#### [ASSIGNMENT]
Check each line of the records below and collect those that include the word "break".

(Beginning of DATA EXCERPTS)

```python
# ... 55 lines not shown
        self.fuse_bn1_reduce = True
        self.use_conv8p_bwd = True
        self._accbuf = None
        self._accpos = 0
        self._stem_fcoef = None
        self.fold_eval = True
        self._fold = None
        self.infer_precision = "bf16"
        self._foldmx = None
        self.stem_w = None
        self.side, self.side2 = pick_concurrent_streams(flat.device, 2) if flat.is_cuda else (None, None)
        self.two_streams = True
        self.capture = None
        self.capture_io = None
        self.fuse_stem_eval = True
        self.mark = None

    def P(self, name):
        e = self.E[name]
        return self.flat[e.offset: e.offset + e.numel]

    def Wm(self, name):
        return LY.mat_of(self.wsrc, self.E[name])

    def _packT(self, key, pieces, rows, ld):
        t = self._wt.get(key)
        if t is None:
            t = torch.empty((rows, ld), device=self.flat.device, dtype=self.dtype)
            for off, n, tt, c, col0, flip in pieces:
                K.pack_transpose(self.flat[off: off + n * tt * c].view(n, tt, c), self.dtype, out=t, ldo=ld, col0=col0, flip=flip)
# ... 369 lines not shown
        phead = cfg["answer_dropout"] if htrain else 0.0
        dev = images.device

        main = torch.cuda.current_stream()
        use_side = self.two_streams and self.side is not None
        if use_side:
            ev0 = torch.cuda.Event(); ev0.record(main)
        H1, W1 = (IH + 6 - 7) // 2 + 1, (IW + 6 - 7) // 2 + 1
        M = B * H1 * W1
        sgeom = (B, IH, IW, 3, H1, W1, 7, 7, 2, 3)
        Hp, Wp = (H1 + 2 - 3) // 2 + 1, (W1 + 2 - 3) // 2 + 1
        x = None
        if self.fuse_stem_eval and not training and not cnn_tape and self.stem_w2 is not None:
            x = K.stem_conv_pool(images, self.stem_w2, self._bn_coef("image_encoder.stem.1", None, 0, 64, M, False), B, IH, IW)
        if x is None:
            if self.stem_w2 is not None and K.stem_conv_blocks(B, IH, IW) > 0:
                y, st, mt = K.stem_conv(images, self.stem_w2, B, IH, IW, training)
            else:
                y, st, mt = K.igemm(images, self.stem_w, M, 64, self.stem_kp, sgeom, dtype=T, loader=K.LOADER_STEM, want_stats=training)
            coef = self._bn_coef("image_encoder.stem.1", st, mt, 64, M, training)
            x = torch.empty((B * Hp * Wp, 64), device=dev, dtype=T)
            idx = torch.empty((B * Hp * Wp, 64), device=dev, dtype=torch.uint8)
            call("vqa_stem_pool_fwd", dt(T), ptr(y), ptr(coef), ptr(x), ptr(idx), B, H1, W1, 64)
            if cnn_tape:
                tape["stem"] = dict(images=images, y=y, coef=coef, idx=idx, geom=sgeom, H1=H1, W1=W1)
        H, W, C = Hp, Wp, 64
        d, heads = cfg["embed_dim"], cfg["num_attention_heads"]
        hd = d // heads
        Bt, L = token_ids.shape
        rows = Bt * L
        pe = self.buf["text_encoder.positional_encoding.pe"]
        if L > pe.shape[1]:
            raise RuntimeError(f"sequence length {L} exceeds max_question_length {pe.shape[1]}")
        text = {}

        def issue_text():
            if use_side:
                self.side.wait_event(ev0)
            with torch.cuda.stream(self.side if use_side else main):
                emb_e = self.E["text_encoder.token_embedding.weight"]
# ... 908 lines not shown
        bc = torch.empty((3, 64), device=dxc.device, dtype=torch.float32)
        bnp = "image_encoder.stem.1"
        call("vqa_bn_bwd_finalize", ptr(slab), nb, 64, 1, float(B * H1 * W1), ptr(self.P(bnp + ".weight")), ptr(st["coef"]),
             int(training), ptr(self._gslice(G, bnp + ".weight")), ptr(self._gslice(G, bnp + ".bias")), ptr(bc))
        if after_reduce is not None:
            after_reduce()
        wpk = K.stem_dgrad_pack(self.P("image_encoder.stem.0.weight"), T) if want_dimg else None
        dimg = None
        skip_w = self._frozen_g(self._gslice(G, "image_encoder.stem.0.weight"))
        if fused and skip_w:
            pass
        elif fused:
            dwv = self._gslice(G, "image_encoder.stem.0.weight")
            e0 = K.prof_begin()
            ws, wsf = K.stem_wgrad_scratch(dxc.device, B, IH, IW)
            call("vqa_stem_wgrad_fused", ptr(st["images"]), ptr(st["y"]), ptr(dxc), ptr(st["idx"]), ptr(st["coef"]), ptr(bc), ptr(dwv), B, IH, IW,
                 ptr(ws), wsf)
            if e0 is not None:
                K.prof_end(e0, "stem_wgrad_kernel<true>", 2.0 * B * H1 * W1 * 64 * 147,
                           B * 3 * IH * IW * 4 + B * H1 * W1 * 64 * 2 + dxc.numel() * 3)
        if fused:
            if want_dimg:
                if K.stem_dgrad_fused_ok(B, IH, IW):
                    dimg = K.stem_dgrad_fused(st["y"], dxc, st["idx"], st["coef"], bc, wpk, B, IH, IW)
                else:
                    dy = torch.empty_like(st["y"])
                    call("vqa_stem_bwd_apply", dt(T), ptr(dxc), ptr(st["idx"]), ptr(st["y"]), ptr(st["coef"]), ptr(bc), ptr(dy), B, H1, W1, 64)
                    dimg = K.stem_dgrad(dy, wpk, B, IH, IW)
        else:
            dy = torch.empty_like(st["y"])
            call("vqa_stem_bwd_apply", dt(T), ptr(dxc), ptr(st["idx"]), ptr(st["y"]), ptr(st["coef"]), ptr(bc), ptr(dy), B, H1, W1, 64)
            if not skip_w:
                K.wgrad(dy, st["images"], LY.mat_of(G, self.E["image_encoder.stem.0.weight"]), B * H1 * W1, 64, 147, st["geom"], dtype=T,
                        loader=K.LOADER_STEM)
            if want_dimg:
# ... 86 lines not shown
```

### visual-question-answering-vqa-system_amd/kernels.py

```python
from __future__ import annotations

import os

import torch

from . import _lib as L
from ._lib import call, dt, ptr

LOADER_NHWC, LOADER_STEM = 0, 1

PROFILE = None
PROFILE_VARIANTS = []
PROFILE_STAGED = {}


def prof_begin():
    if PROFILE is None:
        return None
    e0 = torch.cuda.Event(enable_timing=True)
    e0.record()
    return e0


def prof_end(e0, sym, flops, nbytes):
# ... 270 lines not shown

def stem_dgrad_fused(y, dpool, idx, coef, bc, wpk, B, H, W):
    dimg = torch.empty((B, 3, H, W), device=y.device, dtype=torch.float32)
    Ho, Wo, flops = _stem_dgrad_cost(B, H, W)
    e0 = prof_begin()
    call("vqa_stem_dgrad_fused", ptr(y), ptr(dpool), ptr(idx), ptr(coef), ptr(bc), ptr(wpk), ptr(dimg), B, H, W)
    if e0 is not None:
        prof_end(e0, "stem_dgrad_kernel<bf16,true>", flops, B * Ho * Wo * 64 * 2 + dpool.numel() * 3 + dimg.numel() * 4)
    return dimg


def stem_conv_blocks(B, H, W) -> int:
    return L.count("vqa_stem_conv_blocks", B, H, W)


def stem_conv(img, wstem, B, H, W, want_stats):
    nb = stem_conv_blocks(B, H, W)
    Ho, Wo = (H + 6 - 7) // 2 + 1, (W + 6 - 7) // 2 + 1
    y = torch.empty((B * Ho * Wo, 64), device=img.device, dtype=torch.bfloat16)
    stats = torch.empty((nb, 2, 64), device=img.device, dtype=torch.float32) if want_stats else None
    e0 = prof_begin()
    call("vqa_stem_conv", ptr(img), ptr(wstem), ptr(y), ptr(stats), B, H, W)
    if e0 is not None:
        prof_end(e0, "stem_conv_kernel", 2.0 * B * Ho * Wo * 64 * 147, B * 3 * H * W * 4 + B * Ho * Wo * 64 * 2)
    return y, stats, nb


def stem_conv_pool(img, wstem, coef, B, H, W):
    if not L.count("vqa_stem_conv_pool_ok", B, H, W):
        return None
    Ho, Wo = (H + 6 - 7) // 2 + 1, (W + 6 - 7) // 2 + 1
    Hp, Wp = (Ho + 2 - 3) // 2 + 1, (Wo + 2 - 3) // 2 + 1
    x = torch.empty((B * Hp * Wp, 64), device=img.device, dtype=torch.bfloat16)
    e0 = prof_begin()
    call("vqa_stem_conv_pool", ptr(img), ptr(wstem), ptr(coef), ptr(x), B, H, W)
    if e0 is not None:
        prof_end(e0, "stem_conv_pool_kernel", 2.0 * B * Ho * Wo * 64 * 147, B * 3 * H * W * 4 + B * Hp * Wp * 64 * 2)
    return x
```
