+            if (RES == 1) rv[u] = *reinterpret_cast<const f32x4*>(a.res + pp * a.res_ld + c);
+            if (RES == 2) rv[u][0] = a.r1_x[pp * a.r1_x_ld];
+        }
+    };
+    auto finish_trip = [&]() __attribute__((always_inline)) {
+        if (RES == 2) {
 #pragma unroll
             for (int u = 0; u < UNR; ++u) {
-                const long pu = p + u * pstep;
-                ok[u] = pu < a.P;
-                const long pp = ok[u] ? pu : 0;
-                zv[u] = *reinterpret_cast<const f32x4*>(a.z + pp * a.z_ld + c);
-                if (BWD) dv[u] = *reinterpret_cast<const f32x4*>(a.dy + pp * a.dy_ld + c);
-                else dv[u] = (f32x4){0.f, 0.f, 0.f, 0.f};
-                rv[u] = (f32x4){0.f, 0.f, 0.f, 0.f};
-                if (!BWD && a.res) rv[u] = *reinterpret_cast<const f32x4*>(a.res + pp * a.res_ld + c);
-                if (!BWD && SKIP == 0 && a.r1_x) {
-                    const float x1 = a.r1_x[pp * a.r1_x_ld];
-#pragma unroll
-                    for (int q = 0; q < 4; ++q) rv[u][q] = fmaf(x1, r1w[q], r1b[q]);
+                const float x1 = rv[u][0];
+#pragma unroll
+                for (int q = 0; q < 4; ++q) rv[u][q] = fmaf(x1, r1w[q], r1b[q]);
+            }
+        }
+        if constexpr (SKIP > 0) {
+#pragma unroll
+            for (int u = 0; u < UNR; ++u) rv[u] = skip_dense(ok[u] ? p + u * pstep : 0, c);
+        }
+#pragma unroll
+        for (int u = 0; u < UNR; ++u) {
+            if (!ok[u]) continue;
+            f32x4 o = one(zv[u], dv[u], rv[u]);
+            float* dst = a.out + (p + u * pstep) * a.out_ld + c;
+            if (a.accumulate) {
+                f32x4 old = *reinterpret_cast<f32x4*>(dst);
+                o += old;
+            }
+            *reinterpret_cast<f32x4*>(dst) = o;
+        }
+    };
+    double s0 = 0.0, s1 = 0.0;
+    auto finalize = [&]() {
+        if (BWD) {
+            if (a.dgamma) {
+                const float dg = (float)s1, db = (float)s0;
+                a.dgamma[tc] = a.param_accumulate ? a.dgamma[tc] + dg : dg;
+                a.dbeta[tc] = a.param_accumulate ? a.dbeta[tc] + db : db;
+            }
+        } else {
+            float m_, is_;
+            bn_coef(a, s0, s1, rmean, rvar, m_, is_);
+            const float sc = gam * is_;
+            a.coef_out[tc] = m_;
+            a.coef_out[C + tc] = is_;
+            a.coef_out[2 * C + tc] = sc;
+            a.coef_out[3 * C + tc] = bet - m_ * sc;
+            if (a.training) {
+                const double n = (double)a.P;
+                const double mm = s0 / n;
+                double var = s1 / n - mm * mm;
+                if (var < 0.0) var = 0.0;
+                const float unb = (float)(n > 1.0 ? var * n / (n - 1.0) : var);
+                a.coef_out[4 * C + tc] = unb;
+                if (a.training == 1) {
+                    a.running_mean[tc] = bn_momentum_update(a.running_mean[tc], m_, a.momentum);
+                    a.running_var[tc] = bn_momentum_update(a.running_var[tc], unb, a.momentum);
                 }
             }
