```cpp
template <bool COUNT, bool EXACT, bool CHUNK = false, bool COVERAGE = false>
__device__ __forceinline__ uint32_t forward_tile(FwdShared& s, const TileCtx& c, const uint32_t* __restrict__ tile_off,
                                             const uint32_t* __restrict__ list, const ProjRec* __restrict__ proj,
                                             unsigned long long* __restrict__ wave_masks, uint32_t* __restrict__ exec_list,
                                             uint32_t* __restrict__ retire_hint, const Geometry& g,
                                             PairCounters* __restrict__ counters, f2& crg, float& cb, float* T_io = nullptr,
                                             float* ca_out = nullptr)
{
    static_assert(!(COVERAGE && (COUNT || EXACT || CHUNK)), "the coverage channel: plain lists, exp_approx, no pair counting");
    constexpr bool HINT = !COUNT && !CHUNK;
    const int tid = c.tid, lane = c.lane, w = c.w;
    const f2 pxy = c.pxy;
    float T = 1.0f;
    if (CHUNK) {
        T = *T_io;
    } else {
        crg = mk2(0.0f, 0.0f);
        cb = 0.0f;
    }
    [[maybe_unused]] float ca = 0.0f;
    unsigned long long alive_mask = __ballot(CHUNK ? c.inside && !(T < kMinThroughput) : c.inside);
    unsigned long long n_vis = 0, n_act = 0, n_staged = 0, n_exec = 0, n_rows_hit = 0, n_staged_hit = 0;

    const uint32_t beg = tile_off[c.tile], end = tile_off[c.tile + 1];
    const int se = tid >> 2, sub = tid & 3;
    uint32_t n_out = 0;
    uint32_t hint = kNoHint, last_exec = 0;
    bool retired = false;
    if constexpr (HINT) hint = retire_hint[c.tile];
    int pb = 1;
    for (uint32_t base = beg, cnt_u = 0; base < end; base += cnt_u) {
        uint32_t want = B;
        if constexpr (HINT) {
            const uint32_t pos = base - beg;
            if (hint != kNoHint) {
                if (hint <= pos) want = kHintFollow;
                else if (hint - pos <= (uint32_t)B) want = (hint - pos + 15u) & ~15u;
            }
        }
        cnt_u = min(want, end - base);
        const int cnt = (int)cnt_u;
        pb ^= 1;
        unsigned long long* const s_mask = s.mask[pb];
        if (se < cnt) {
            const uint32_t idx = list[base + se];
            const ProjRec* r = proj + idx;
            const float4 q0 = r->q0, q1 = r->q1, q2 = r->q2;
            const int rows_hit = stage_masks(reinterpret_cast<uint32_t*>(s_mask), se, sub, q0, q1, __float_as_int(q2.y),
                                             __float_as_int(q2.z), c.ty * kTile, c.tx * kTile, g.W, g.row_end);
            if (COUNT) {
                n_rows_hit += rows_hit;
                const int entry_rows = rows_hit + __shfl_xor(rows_hit, 1) + __shfl_xor(rows_hit, 2);
                n_staged_hit += (sub == 0 && entry_rows > 0) ? 1 : 0;
            }
            if (sub == 0) {
                s.rec[se][0] = q0;
                s.rec[se][1] = make_float4(q0.w, q1.x, q1.y, q1.z);
                s.rec[se][2] = make_float4(q1.w, q2.x, 0.0f, 0.0f);
                if (!COUNT) s.idx[pb][se] = idx;
            }
        }
        __syncthreads();
        if constexpr (COUNT) {
            if (se < cnt) wave_masks[(size_t)(base + se) * 4 + sub] = s_mask[sub * B + se];
            n_staged += (tid == 0) ? (unsigned long long)cnt : 0ull;
        }
        unsigned long long touched = 0ull;
        if (alive_mask != 0ull || COUNT) {
            const unsigned long long my_mask = (lane < cnt) ? s_mask[w * B + lane] : 0ull;
            unsigned long long cand = __ballot(COUNT ? my_mask != 0ull : (my_mask & alive_mask) != 0ull);
            while (cand != 0ull) {
                const int e = __builtin_ctzll(cand);
                cand &= cand - 1ull;
                const unsigned long long wm = readlane_u64(my_mask, e);
                if (COUNT) n_vis += (wm >> lane) & 1ull;
                const unsigned long long act = wm & alive_mask;
                if (act == 0ull) continue;
                if (COUNT) n_exec += (lane == 0);
                else touched |= 1ull << e;
                if constexpr (COVERAGE) {
                    const BlendedCoverage bl = blend_entry_coverage<EXACT>(s.rec[e][0], s.rec[e][1], s.rec[e][2], pxy, act, crg, cb, ca, T, alive_mask);
                    cb = bl.cb;
                    ca = bl.ca;
                    T = bl.T;
                    alive_mask = bl.alive_mask;
                } else {
                    const Blended bl = blend_entry<EXACT>(s.rec[e][0], s.rec[e][1], s.rec[e][2], pxy, act, crg, cb, T, alive_mask);
                    cb = bl.cb;
                    T = bl.T;
                    alive_mask = bl.alive_mask;
                }
                if (COUNT) n_act += (act >> lane) & 1ull;
            }
        }
        if constexpr (COUNT) {
            if (!block_any_alive(&s.alive, w, lane, alive_mask)) break;
        } else {
            unsigned long long exec_mask;
            const bool any = block_any_alive_exec(&s.alive, s.touched, w, lane, alive_mask, touched, &exec_mask);
            if ((exec_mask >> se) & 1ull) {
                const uint32_t at = beg + n_out + (uint32_t)__popcll(exec_mask & ((1ull << se) - 1ull));
                wave_masks[(size_t)at * 4 + sub] = s_mask[sub * B + se];
                if (sub == 0) exec_list[at] = s.idx[pb][se];
            }
            n_out += (uint32_t)__popcll(exec_mask);
            if (HINT && exec_mask != 0ull) last_exec = (base - beg) + 64u - (uint32_t)__builtin_clzll(exec_mask);
            if (!any) {
                retired = true;
                break;
            }
        }
    }
    if (CHUNK) *T_io = T;
    if constexpr (COVERAGE) *ca_out = ca;
    if constexpr (HINT)
        if (tid == 0) retire_hint[c.tile] = retired ? last_exec : kNoHint;
    if (COUNT) {
        count_add(&counters->fwd_visited, n_vis, lane);
        count_add(&counters->fwd_active, n_act, lane);
        if (tid == 0) atomicAdd(&counters->fwd_staged, n_staged);
        if (lane == 0) atomicAdd(&counters->fwd_wave_execs, n_exec);
        count_add(&counters->fwd_rows_hit, n_rows_hit, lane);
        count_add(&counters->fwd_staged_hit, n_staged_hit, lane);
    }
    return n_out;
}

__device__ __forceinline__ bool launch_is_void(const DeviceStatus* status, int abort_stamp, int iteration)
{
    return (abort_stamp != 0 && status->rebin_needed == abort_stamp) || status->first_nonfinite_iter < iteration;
}

static inline unsigned raster_grid(int num_tiles) { return (unsigned)(((num_tiles + 7) / 8) * 8); }

template <bool EXACT, bool COUNT, bool HALF, bool... MORE, typename F>
static hipError_t with_variant(F&& f)
{
    if constexpr (EXACT && (COUNT || HALF)) return hipErrorInvalidValue;
    else return f(std::bool_constant<EXACT>{}, std::bool_constant<COUNT>{}, std::bool_constant<HALF>{},
                  std::bool_constant<MORE>{}...), hipSuccess;
}
template <bool... DONE, typename F, typename... REST>
static hipError_t with_variant(F&& f, bool flag, REST... rest)
{
    return flag ? with_variant<DONE..., true>(f, rest...) : with_variant<DONE..., false>(f, rest...);
}
template <bool... DONE, typename F, bool FLAG, typename... REST>
static hipError_t with_variant(F&& f, std::bool_constant<FLAG>, REST... rest)
{
    return with_variant<DONE..., FLAG>(f, rest...);
}

hipError_t launch_raster_ranges(RasterPass pass, const RasterArgs& a, hipStream_t stream);
hipError_t launch_raster_gradient(const RasterArgs& a, hipStream_t stream);
hipError_t launch_det_gather(const RasterArgs& a, hipStream_t stream);
hipError_t launch_raster_coverage(RasterPass pass, const RasterArgs& a, hipStream_t stream);

}
```

Before: 630.6 iterations/s.

## Double the forward raster staging batch to 128 splats per sync round

The non-counting forward walk now stages 128 list entries per round instead of 64. Each thread loads two entries, the blend loop runs two 64-wide mask passes, and the compaction step handles two exec masks. The aim is to halve the number of block-wide __syncthreads rounds and amortize staging overhead per splat. In exchange it doubles shared memory per block, which may lower occupancy, and it adds wasted staging work when tiles saturate early within a batch.

```diff
diff --git a/2dgaussiansplatting_amd/csrc/s2d_device.h b/2dgaussiansplatting_amd/csrc/s2d_device.h
--- a/2dgaussiansplatting_amd/csrc/s2d_device.h
+++ b/2dgaussiansplatting_amd/csrc/s2d_device.h
@@ -101,6 +101,7 @@
 
 constexpr float kAnisoMargin = 1.0f;
 constexpr int kRasterBatch = 64;
+constexpr int kForwardBatch = 128;
 constexpr int kSortItemsPerThread = 16;
 constexpr int kSortBlock = 256;
 constexpr int kSortItemsPerBlock = kSortBlock * kSortItemsPerThread;
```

(End of DATA EXCERPTS)

#### [SOLUTION]
            if (!block_any_alive(&s.alive, w, lane, alive_mask)) break;
                break;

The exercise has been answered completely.